Excerpted records =
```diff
@@ -2797,8 +2826,14 @@
             const bool a3 = (a3_env ? atoi(a3_env) != 0 : ES_CONV_A3_DEFAULT) && a->taps == 27 && a->mode == ES_CONV_SAME && !a->a2 && a->W <= 16 && a->W >= 4;
             r->kernel = a3 ? ConvKernel::ws3 : ConvKernel::ws_256_8_4_3;
             if (r->kernel == ConvKernel::ws_256_8_4_3 && a->mode == ES_CONV_UP_HW && a->w2 && !a->a2 && S == 1 && a->O_hint == 0 &&
-                a->H >= 2 && a->W >= 2 && ((long)a->D * g.Hi * g.Wi) % 256 == 0)
+                a->H >= 2 && a->W >= 2 && ((long)a->D * g.Hi * g.Wi) % 256 == 0) {
                 r->kernel = ConvKernel::ws_256_up_fold;
+                const long rounds = (wg256 + 255) / 256;
+                if (ntn == 3 && !a->workspace && M % 256 == 0 && (double)wg256 / (double)(rounds * 256) < 0.8) {
+                    r->fold_bal = true;
+                    r->grid = dim3(r->grid.x, 2, 1);
+                }
+            }
         } else
             r->kernel = ConvKernel::lean_256;
     } else if ((wg128 >= 512 || S > 1) && !tiny_split) {
@@ -2878,7 +2913,8 @@
                                {(const void*)k_linear_deep, LDSDEEP},
                                {(const void*)k_linear_ws<ES_EPI_NONE>, LDSLIN}, {(const void*)k_linear_ws<ES_EPI_GEGLU>, LDSLIN},
                                {(const void*)k_conv_ws3<false>, LDSWS3}, {(const void*)k_conv_ws3<true>, LDSWS3},
-                               {(const void*)k_conv_ws_fold<false>, LDS256}, {(const void*)k_conv_ws_fold<true>, LDS256}};
+                               {(const void*)k_conv_ws_fold<false>, LDS256}, {(const void*)k_conv_ws_fold<true>, LDS256},
+                               {(const void*)k_conv_ws_fold_bal<false>, LDS256}, {(const void*)k_conv_ws_fold_bal<true>, LDS256}};
     ES_REQUIRE(lim.err == hipSuccess, "es_conv_mfma_f16: hipFuncSetAttribute failed: %s", hipGetErrorString(lim.err));
     ES_REQUIRE(r.kernel != ConvKernel::none, "es_conv_mfma_f16: %s", r.omax ? "a chunked route is launched chunk by chunk" : r.unbuilt);
     int rc = 0;
@@ -2905,7 +2941,10 @@
         else hipLaunchKernelGGL((k_conv_ws3<false>), r.grid, dim3(768), LDSWS3, st, *a, r.g);
         break;
     case ConvKernel::ws_256_up_fold:
-        if (r.stats) hipLaunchKernelGGL((k_conv_ws_fold<true>), r.grid, dim3(768), LDS256, st, *a, r.g);
+        if (r.fold_bal) {
+            if (r.stats) hipLaunchKernelGGL((k_conv_ws_fold_bal<true>), r.grid, dim3(768), LDS256, st, *a, r.g);
+            else hipLaunchKernelGGL((k_conv_ws_fold_bal<false>), r.grid, dim3(768), LDS256, st, *a, r.g);
+        } else if (r.stats) hipLaunchKernelGGL((k_conv_ws_fold<true>), r.grid, dim3(768), LDS256, st, *a, r.g);
         else hipLaunchKernelGGL((k_conv_ws_fold<false>), r.grid, dim3(768), LDS256, st, *a, r.g);
         break;
     case ConvKernel::linear_ws:
@@ -2989,6 +3028,11 @@
     if (conv_route(a, &r) != 0) return -1;
     if (name_out && cap > 0) snprintf(name_out, (size_t)cap, "%s", r.omax ? "chunked" : kConvKernelName[(int)r.kernel]);
     return r.S > 1 ? r.S : 1;
+}
+
+extern "C" int es_conv_fold_balanced(const es_conv_args* a) {
+    ConvRoute r;
+    return conv_route(a, &r) == 0 ? (int)r.fold_bal : -1;
 }
 
 extern "C" int es_groupnorm_vol(const es_gn_args* a, es_stream stream) {
diff --git a/echoscene_amd/hip.py b/echoscene_amd/hip.py
--- a/echoscene_amd/hip.py
+++ b/echoscene_amd/hip.py
@@ -190,6 +190,7 @@
     'es_conv_emits_gn_part': (C.c_int, [C.POINTER(ConvArgs)]),
     'es_conv_split_of': (C.c_int, [C.POINTER(ConvArgs)]),
     'es_conv_kernel_of': (C.c_int, [C.POINTER(ConvArgs), C.c_char_p, C.c_int]),
+    'es_conv_fold_balanced': (C.c_int, [C.POINTER(ConvArgs)]),
     'es_split_f16x3': (C.c_int, [C.c_void_p, C.c_long, C.c_int, C.c_void_p, C.c_void_p]),
     'es_pack_conv_f16_size': (C.c_size_t, [C.c_int, C.c_int, C.c_int]),
     'es_pack_conv_f16': (C.c_int, [C.c_void_p, C.c_int, C.c_int, C.c_int, C.c_void_p]),
diff --git a/echoscene_amd/plan_vol.py b/echoscene_amd/plan_vol.py
--- a/echoscene_amd/plan_vol.py
+++ b/echoscene_amd/plan_vol.py
@@ -213,8 +213,9 @@
         return len(self.ops) - 1
 
     def conv(self, a_f16, pc, O, dims, mode=hip.CONV_SAME, bias=None, rowvec=None, res=None, out_f32=None,
-             out_f16=None, skip=None, ncdhw=False, splitk=None, epilogue=0, out_ld=None):
+             out_f16=None, skip=None, ncdhw=False, splitk=None, epilogue=0, out_ld=None, w_fold=None):
         D, H, W = dims
+        assert w_fold is None or (skip is None and mode == hip.CONV_UP_HW)
         if getattr(self, 'fp32x', False) and a_f16.dtype == torch.float32:
             assert isinstance(pc, PackedConvX3) and not epilogue
             a3 = self.split3(a_f16, pc.cin_part)
@@ -246,7 +247,15 @@
         a.O_hint = int(getattr(self, 'o_hint', 0) or 0)
         M = O * D * H * W
         Mh = (-a.O_hint if a.O_hint < 0 else max(a.O_hint, O)) * D * H * W
-        if not ncdhw and Mh * pc.N <= 8192 * 5376 and pc.N % 4 == 0 and not epilogue:
+        folded = False
+        if w_fold is not None:
+            a.w2 = w_fold.data_ptr()
+            self.keep.append(w_fold)
+            name = C.create_string_buffer(32)
+            if hip.lib().es_conv_kernel_of(C.byref(a), name, 32) < 0:
+                raise RuntimeError('es_conv_kernel_of: ' + hip.lib().es_last_error().decode())
+            folded = name.value == b'ws_256_up_fold'
+        if not folded and not ncdhw and Mh * pc.N <= 8192 * 5376 and pc.N % 4 == 0 and not epilogue:
             a.splitk = -1 if splitk is None else splitk
             a.workspace = 1
             S = hip.lib().es_conv_split_of(C.byref(a))
@@ -726,12 +735,11 @@
                 a16 = need_f16()
                 nd = (dm[0] * 2, dm[1] * 2, dm[2] * 2) if w.concat else (dm[0], dm[1] * 2, dm[2] * 2)
                 o = sbuf(O * V_(nd), state['C'])
-                state['last_op'] = b.conv(a16, d['conv'], O, nd, mode=hip.CONV_UP_DHW if w.concat else hip.CONV_UP_HW, out_f32=o)
                 wf = getattr(d['conv'], 'w_fold', None)
-                if (wf is not None and getattr(b, 'up_fold', False) and not w.concat and not b.fp32
+                if not (wf is not None and getattr(b, 'up_fold', False) and not w.concat and not b.fp32
                         and not int(getattr(b, 'o_hint', 0) or 0)):
-                    b.ops[state['last_op']].u.conv.w2 = wf.data_ptr()
-                    b.keep.append(wf)
+                    wf = None
+                state['last_op'] = b.conv(a16, d['conv'], O, nd, mode=hip.CONV_UP_DHW if w.concat else hip.CONV_UP_HW, out_f32=o, w_fold=wf)
                 state.update(h=o, dims=nd, h16=None)
             b.tags[name] = View(state['h'])
 
diff --git a/include/echoscene_hip.h b/include/echoscene_hip.h
--- a/include/echoscene_hip.h
+++ b/include/echoscene_hip.h
@@ -188,6 +188,7 @@
 int es_conv_emits_gn_part(const es_conv_args* args);
 int es_conv_split_of(const es_conv_args* args);
 int es_conv_kernel_of(const es_conv_args* args, char* name_out, int cap);
+int es_conv_fold_balanced(const es_conv_args* args);
 int es_split_f16x3(const float* x, long M, int C, void* out, es_stream stream);
 size_t es_pack_conv_f16_size(int N, int Cin, int taps);
 int es_pack_conv_f16(const float* h_w, int N, int Cin, int taps, uint16_t* h_out);
```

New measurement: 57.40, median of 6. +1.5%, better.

What to produce =
All lines holding the word "hipLaunchKernelGGL" must be found in the listing and copied.

Result =
         else hipLaunchKernelGGL((k_conv_ws3<false>), r.grid, dim3(768), LDSWS3, st, *a, r.g);
-        if (r.stats) hipLaunchKernelGGL((k_conv_ws_fold<true>), r.grid, dim3(768), LDS256, st, *a, r.g);
+            if (r.stats) hipLaunchKernelGGL((k_conv_ws_fold_bal<true>), r.grid, dim3(768), LDS256, st, *a, r.g);
+            else hipLaunchKernelGGL((k_conv_ws_fold_bal<false>), r.grid, dim3(768), LDS256, st, *a, r.g);
+        } else if (r.stats) hipLaunchKernelGGL((k_conv_ws_fold<true>), r.grid, dim3(768), LDS256, st, *a, r.g);
         else hipLaunchKernelGGL((k_conv_ws_fold<false>), r.grid, dim3(768), LDS256, st, *a, r.g);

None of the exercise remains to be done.